◆ **THE PROBLEM**:
In the data, extract each line that holds the string "numshared".

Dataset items

@@ -1011,7 +1014,9 @@
 #define ELBA_DTIER(t, stmt) do { if ((all_tiers || c.ov_tier_used[t]) && (t) <= tmax) { stmt; } else skipped_tiers |= 1u << (t); } while (0)
 #define ELBA_LAUNCH_D(B, G, P, grid, lds, tier, tb, smp)                                                                                  \
     do {                                                                                                                                  \
-        if (spec && !(G) && !(P))                                                                                                         \
+        if (spec && !(G) && !(P) && c.opt.ov_claim_legacy)                                                                                \
+            hipLaunchKernelGGL((k_spgemm_direct_claim0<B>), dim3(grid), dim3(B), (lds), s, ov_spec_params(p), (tier), (tb), (smp));       \
+        else if (spec && !(G) && !(P))                                                                                                    \
             hipLaunchKernelGGL((k_spgemm_direct<B, false, false, 0, false, 0, true>), dim3(grid), dim3(B), (lds), s, ov_spec_params(p), (tier), (tb), (smp)); \
         else if (dk == 0) hipLaunchKernelGGL((k_spgemm_direct<B, G, P, 0>), dim3(grid), dim3(B), (lds), s, p, (tier), (tb), (smp));            \
         else if (dk == 1) hipLaunchKernelGGL((k_spgemm_direct<B, G, P, 1>), dim3(grid), dim3(B), (lds), s, p, (tier), (tb), (smp));       \
@@ -1021,6 +1026,7 @@
             const int dk = c.opt.dk >= 0 ? c.opt.dk : ((c.csr_inline && c.N > 0 && c.Z < 3 * c.N) ? 0 : 1);
             const bool spec = ov_spec_ok(c, p, pay, dk);
             c.ov_spec = spec ? 1 : 0;
+            c.ov_claim_insert = spec ? (c.opt.ov_claim_legacy ? 0 : 2) : 1;
 #define ELBA_LAUNCH_S(B, TBC, grid, lds, tier, tb, smp) hipLaunchKernelGGL((k_spgemm_direct<B, false, false, 2, true, TBC>), dim3((tier) == 0 ? cus * c.opt.dense_wgs : (grid)), dim3(B), (size_t)18 * (1u << (tb)) + 256 + (size_t)((B) / 64) * 2368, s, p, (tier), (tb), (smp))
             if (sampling) {
                 if (p.suffix) ELBA_LAUNCH_S(1024, 0, cus, (size_t)26 * 4096 + X(1024, true), 3, 12u, 1u);
diff --git a/elba_amd/csrc/spgemm_direct.hpp b/elba_amd/csrc/spgemm_direct.hpp
--- a/elba_amd/csrc/spgemm_direct.hpp
+++ b/elba_amd/csrc/spgemm_direct.hpp
@@ -44,12 +44,12 @@
     return j < row_lo || j >= row_hi || (upper ? j > i : ((((i ^ j) & 1u) != 0u) ? j < i : j > i));
 }
 
-template <int BLOCK, bool GLOBAL, bool PAY, int DK = 2, bool SUFFIX = false, int TB = 0, bool SPEC = false>
-#ifndef ELBA_DENSE_OCC
-#define ELBA_DENSE_OCC 8
-#endif
-__global__ __launch_bounds__(BLOCK, SUFFIX ? ELBA_DENSE_OCC : (DK == 4 ? 1 : 4)) void k_spgemm_direct(std::conditional_t<SPEC, OvSpecParams, OvParams> p, int tier, uint32_t lds_tbits, uint32_t sample)
+template <int BLOCK, bool GLOBAL, bool PAY, int DK, bool SUFFIX, int TB, bool SPEC, int INS>
+__device__ __forceinline__ void spgemm_direct_rows(std::conditional_t<SPEC, OvSpecParams, OvParams> p, int tier, uint32_t lds_tbits, uint32_t sample)
 {
+    static_assert(INS != 0 || (SPEC && !PAY), "the insert of rounds 1-6: kept for the reads path's A/B only");
+    static_assert(INS == 0 || INS == 1 || (INS == 2 && SPEC), "count - 1 in the count words: the reads path only");
+    constexpr uint32_t CKEEP = INS == 2 ? 1u : 2u, CBIAS = INS == 2 ? 1u : 0u;
     static_assert(!PAY || !GLOBAL, "payload accumulators: LDS tiers only");
     static_assert(!SPEC || (!GLOBAL && !PAY && !SUFFIX), "the reads path: LDS tiers, 32-bit accumulators carrying posT");
     extern __shared__ __attribute__((aligned(16))) uint32_t smem[];
@@ -206,8 +206,8 @@
         auto drain = [&](uint32_t n) {
             const uint32_t at = (head + lane) & (RING - 1u);
             const uint32_t j = qj[at];
-            if (PAY) { const unsigned long long v = qv[at]; tab.insert_lds64(j, v, v, 1u, lane < n, full); }
-            else { const uint32_t sq = qs[at]; tab.insert_lds(j, sq, sq, 1u, lane < n, full); }
+            if (PAY) { const unsigned long long v = qv[at]; tab.template insert_lds64_agg<false>(j, v, v, 1u, lane < n, full); }
+            else { const uint32_t sq = qs[at]; if (INS == 0) tab.insert_lds(j, sq, sq, 1u, lane < n, full); else tab.template insert_lds_agg<INS == 2>(j, sq, sq, 1u, lane < n, full); }
             head += n;
         };
         auto slot = [&](uint32_t j, uint32_t posT, uint32_t seq, uint32_t posQ) {
@@ -502,8 +502,8 @@
             for (int u = 0; u < 4; ++u) {
                 const uint32_t j = jj[u];
                 if (j != EMPTY) yraw += (p.half == 2u || (p.half && j >= p.row_lo && j < p.row_hi)) ? 2u : 1u;
-                bal[u] = __ballot(j != EMPTY && cc[u] >= 2u);
-                if (j != EMPTY && cc[u] < 2u) reset_slot((uint32_t)u * BLOCK + tid);
+                bal[u] = __ballot(j != EMPTY && cc[u] >= CKEEP);
+                if (j != EMPTY && cc[u] < CKEEP) reset_slot((uint32_t)u * BLOCK + tid);
                 pre[u] = tot; tot += (uint32_t)__popcll(bal[u]);
             }
             if (tot) {
@@ -522,7 +522,7 @@
                 uint32_t j = tab.ld(tab.keys, s0);
                 if (j != EMPTY) {
                     if (SUFFIX && relabel && !whole) j = p.row_order[j];
-                    yraw += (p.half == 2u || (p.half && j >= p.row_lo && j < p.row_hi)) ? 2u : 1u; keep = tab.ld(tab.cnt, s0) >= 2;
+                    yraw += (p.half == 2u || (p.half && j >= p.row_lo && j < p.row_hi)) ? 2u : 1u; keep = tab.ld(tab.cnt, s0) >= CKEEP;
                     if (!GLOBAL && !keep) reset_slot(s0);
                 }
             }
@@ -582,7 +582,7 @@
                 uint32_t j = i;
                 if (t < ysurv) {
                     const uint32_t s0 = GLOBAL ? __hip_atomic_load(&list[t], __ATOMIC_RELAXED, __HIP_MEMORY_SCOPE_AGENT) : (uint32_t)list16[t];
-                    j = tab.ld(tab.keys, s0); v.numshared = (int32_t)tab.ld(tab.cnt, s0);
+                    j = tab.ld(tab.keys, s0); v.numshared = (int32_t)(tab.ld(tab.cnt, s0) + CBIAS);
                     if (SUFFIX && relabel) j = p.row_order[j];
                     if (PAY) {
                         const uint32_t va = (uint32_t)tab.vmin[s0], vb = (uint32_t)tab.vmax[s0];
@@ -663,6 +663,20 @@
             if (misc[W_ACC_NDIAG]) atomicAdd(&sh->ndiag, (unsigned long long)misc[W_ACC_NDIAG]);
         }
     }
+}
+
+template <int BLOCK, bool GLOBAL, bool PAY, int DK = 2, bool SUFFIX = false, int TB = 0, bool SPEC = false>
+#ifndef ELBA_DENSE_OCC
+#define ELBA_DENSE_OCC 8
+#endif
+__global__ __launch_bounds__(BLOCK, SUFFIX ? ELBA_DENSE_OCC : (DK == 4 ? 1 : 4)) void k_spgemm_direct(std::conditional_t<SPEC, OvSpecParams, OvParams> p, int tier, uint32_t lds_tbits, uint32_t sample)
+{
+    spgemm_direct_rows<BLOCK, GLOBAL, PAY, DK, SUFFIX, TB, SPEC, SPEC ? 2 : 1>(p, tier, lds_tbits, sample);
+}
+template <int BLOCK>
+__global__ __launch_bounds__(BLOCK, 4) void k_spgemm_direct_claim0(OvSpecParams p, int tier, uint32_t lds_tbits, uint32_t sample)
+{
+    spgemm_direct_rows<BLOCK, false, false, 0, false, 0, true, 0>(p, tier, lds_tbits, sample);
 }
 
 __global__ __launch_bounds__(256) void k_classify_direct(OvParams p, int mode)
diff --git a/elba_amd/csrc/spgemm_table.hpp b/elba_amd/csrc/spgemm_table.hpp
--- a/elba_amd/csrc/spgemm_table.hpp
+++ b/elba_amd/csrc/spgemm_table.hpp
@@ -85,56 +85,116 @@
             }
         }
     }
-    __device__ __forceinline__ void insert_lds64(uint32_t j, unsigned long long lo, unsigned long long hi, uint32_t cnt, bool valid, bool &full) const
+    template <bool CM1>
+    __device__ __forceinline__ void insert_lds_agg(uint32_t j, uint32_t s, uint32_t smx, uint32_t cnt, bool valid, bool &full) const
     {
         if (full) return;
         uint32_t slot = lds_slot(j);
-        uint32_t claimed = 0, old, addr = 0;
-        unsigned long long save, t;
-        const uint32_t base = (uint32_t)(uintptr_t)keys;
+        uint32_t old, addr = 0, prev, n, k;
+        unsigned long long save, t, cm;
+        const unsigned long long vm = __ballot(valid);
+        const uint32_t base = (uint32_t)(uintptr_t)keys, a9 = (uint32_t)(uintptr_t)&misc[9];
+        const uint32_t mask = size() - 1, empty = EMPTY;
+        const uint32_t tb = size() * 4;
+#define ELBA_AGG_PROBE                                                                                                                    \
+                "s_mov_b64 %[save], exec\n\t"                                                                                             \
+                "s_and_b64 exec, exec, %[vm]\n\t"                                                                                         \
+                "s_mov_b64 %[cm], 0\n\t"                                                                                                  \
+                "s_mov_b32 %[prev], 0\n"                                                                                                  \
+                ".Lprobe%=:\n\t"                                                                                                          \
+                "v_lshl_add_u32 %[addr], %[slot], 2, %[base]\n\t"                                                                         \
+                "ds_cmpst_rtn_b32 %[old], %[addr], %[empty], %[j]\n\t"                                                                    \
+                "s_waitcnt lgkmcnt(0)\n\t"                                                                                                \
+                "v_cmp_eq_u32_e64 %[t], %[old], %[empty]\n\t"                                                                             \
+                "s_or_b64 %[cm], %[cm], %[t]\n\t"                                                                                         \
+                "v_cmp_eq_u32_e32 vcc, %[old], %[j]\n\t"                                                                                  \
+                "s_or_b64 vcc, vcc, %[t]\n\t"                                                                                             \
+                "s_andn2_b64 exec, exec, vcc\n\t"                                                                                         \
+                "s_cbranch_execz .Ldone%=\n\t"                                                                                            \
+                "v_add_u32_e32 %[slot], 1, %[slot]\n\t"                                                                                   \
+                "v_and_b32_e32 %[slot], %[mask], %[slot]\n\t"                                                                             \
+                "s_branch .Lprobe%=\n"                                                                                                    \
+                ".Ldone%=:\n\t"                                                                                                           \
+                "s_and_b64 exec, %[save], %[vm]\n\t"
+#define ELBA_AGG_CLAIMS                                                                                                                   \
+                "s_bcnt1_i32_b64 %[n], %[cm]\n\t"                                                                                         \
+                "s_cbranch_scc0 .Lnone%=\n\t"                                                                                             \
+                "s_ff1_i32_b64 %[k], %[save]\n\t"                                                                                         \
+                "s_lshl_b64 exec, 1, %[k]\n\t"                                                                                            \
+                "v_mov_b32_e32 %[old], %[n]\n\t"                                                                                          \
+                "v_mov_b32_e32 %[addr], %[a9]\n\t"                                                                                        \
+                "ds_add_rtn_u32 %[old], %[addr], %[old]\n\t"                                                                              \
+                "s_waitcnt lgkmcnt(0)\n\t"                                                                                                \
+                "v_readfirstlane_b32 %[prev], %[old]\n"                                                                                   \
+                ".Lnone%=:\n\t"                                                                                                           \
+                "s_mov_b64 exec, %[save]\n"
+        if (CM1)
+            asm volatile(
+                ELBA_AGG_PROBE
+                "v_add_u32_e32 %[old], %[tb], %[addr]\n\t"
+                "s_andn2_b64 exec, exec, %[cm]\n\t"
+                "ds_add_u32 %[old], %[one]\n\t"
+                "s_and_b64 exec, %[save], %[vm]\n\t"
+                "v_add_u32_e32 %[old], %[tb], %[old]\n\t"
+                "ds_min_u32 %[old], %[s]\n\t"
+                "v_add_u32_e32 %[old], %[tb], %[old]\n\t"
+                "ds_max_u32 %[old], %[smx]\n\t"
+                ELBA_AGG_CLAIMS
+                : [save] "=&s"(save), [addr] "+v"(addr), [old] "=&v"(old), [t] "=&s"(t), [cm] "=&s"(cm), [prev] "=&s"(prev), [n] "=&s"(n), [k] "=&s"(k), [slot] "+v"(slot)
+                : [vm] "s"(vm), [base] "s"(base), [a9] "s"(a9), [empty] "v"(empty), [j] "v"(j), [mask] "s"(mask), [tb] "s"(tb), [one] "v"(cnt), [s] "v"(s), [smx] "v"(smx)
+                : "vcc", "scc", "memory");
+        else
+            asm volatile(
+                ELBA_AGG_PROBE
+                "v_add_u32_e32 %[old], %[tb], %[addr]\n\t"
+                "ds_add_u32 %[old], %[one]\n\t"
+                "v_add_u32_e32 %[old], %[tb], %[old]\n\t"
+                "ds_min_u32 %[old], %[s]\n\t"
+                "v_add_u32_e32 %[old], %[tb], %[old]\n\t"
+                "ds_max_u32 %[old], %[smx]\n\t"
+                ELBA_AGG_CLAIMS
+                : [save] "=&s"(save), [addr] "+v"(addr), [old] "=&v"(old), [t] "=&s"(t), [cm] "=&s"(cm), [prev] "=&s"(prev), [n] "=&s"(n), [k] "=&s"(k), [slot] "+v"(slot)
+                : [vm] "s"(vm), [base] "s"(base), [a9] "s"(a9), [empty] "v"(empty), [j] "v"(j), [mask] "s"(mask), [tb] "s"(tb), [one] "v"(cnt), [s] "v"(s), [smx] "v"(smx)
+                : "vcc", "scc", "memory");
+        if (CM1 && cnt > 1u && ((cm >> __builtin_amdgcn_mbcnt_hi(~0u, __builtin_amdgcn_mbcnt_lo(~0u, 0u))) & 1ull) != 0)
+            asm volatile("ds_add_u32 %0, %1" : : "v"(base + tb + (slot << 2)), "v"(cnt - 1u) : "memory");
+        if (prev + n > limit) {
+            misc[10] = 1u;
+            full = true;
+        }
+    }
+    template <bool CM1>
+    __device__ __forceinline__ void insert_lds64_agg(uint32_t j, unsigned long long lo, unsigned long long hi, uint32_t cnt, bool valid, bool &full) const
+    {
+        static_assert(!CM1, "64-bit accumulators: the general kernel, whole counts");
+        if (full) return;
+        uint32_t slot = lds_slot(j);
+        uint32_t old, addr = 0, prev, n, k;
+        unsigned long long save, t, cm;
+        const unsigned long long vm = __ballot(valid);
+        const uint32_t base = (uint32_t)(uintptr_t)keys, a9 = (uint32_t)(uintptr_t)&misc[9];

◆ **SOLVED EXERCISE**:
-                    j = tab.ld(tab.keys, s0); v.numshared = (int32_t)tab.ld(tab.cnt, s0);
+                    j = tab.ld(tab.keys, s0); v.numshared = (int32_t)(tab.ld(tab.cnt, s0) + CBIAS);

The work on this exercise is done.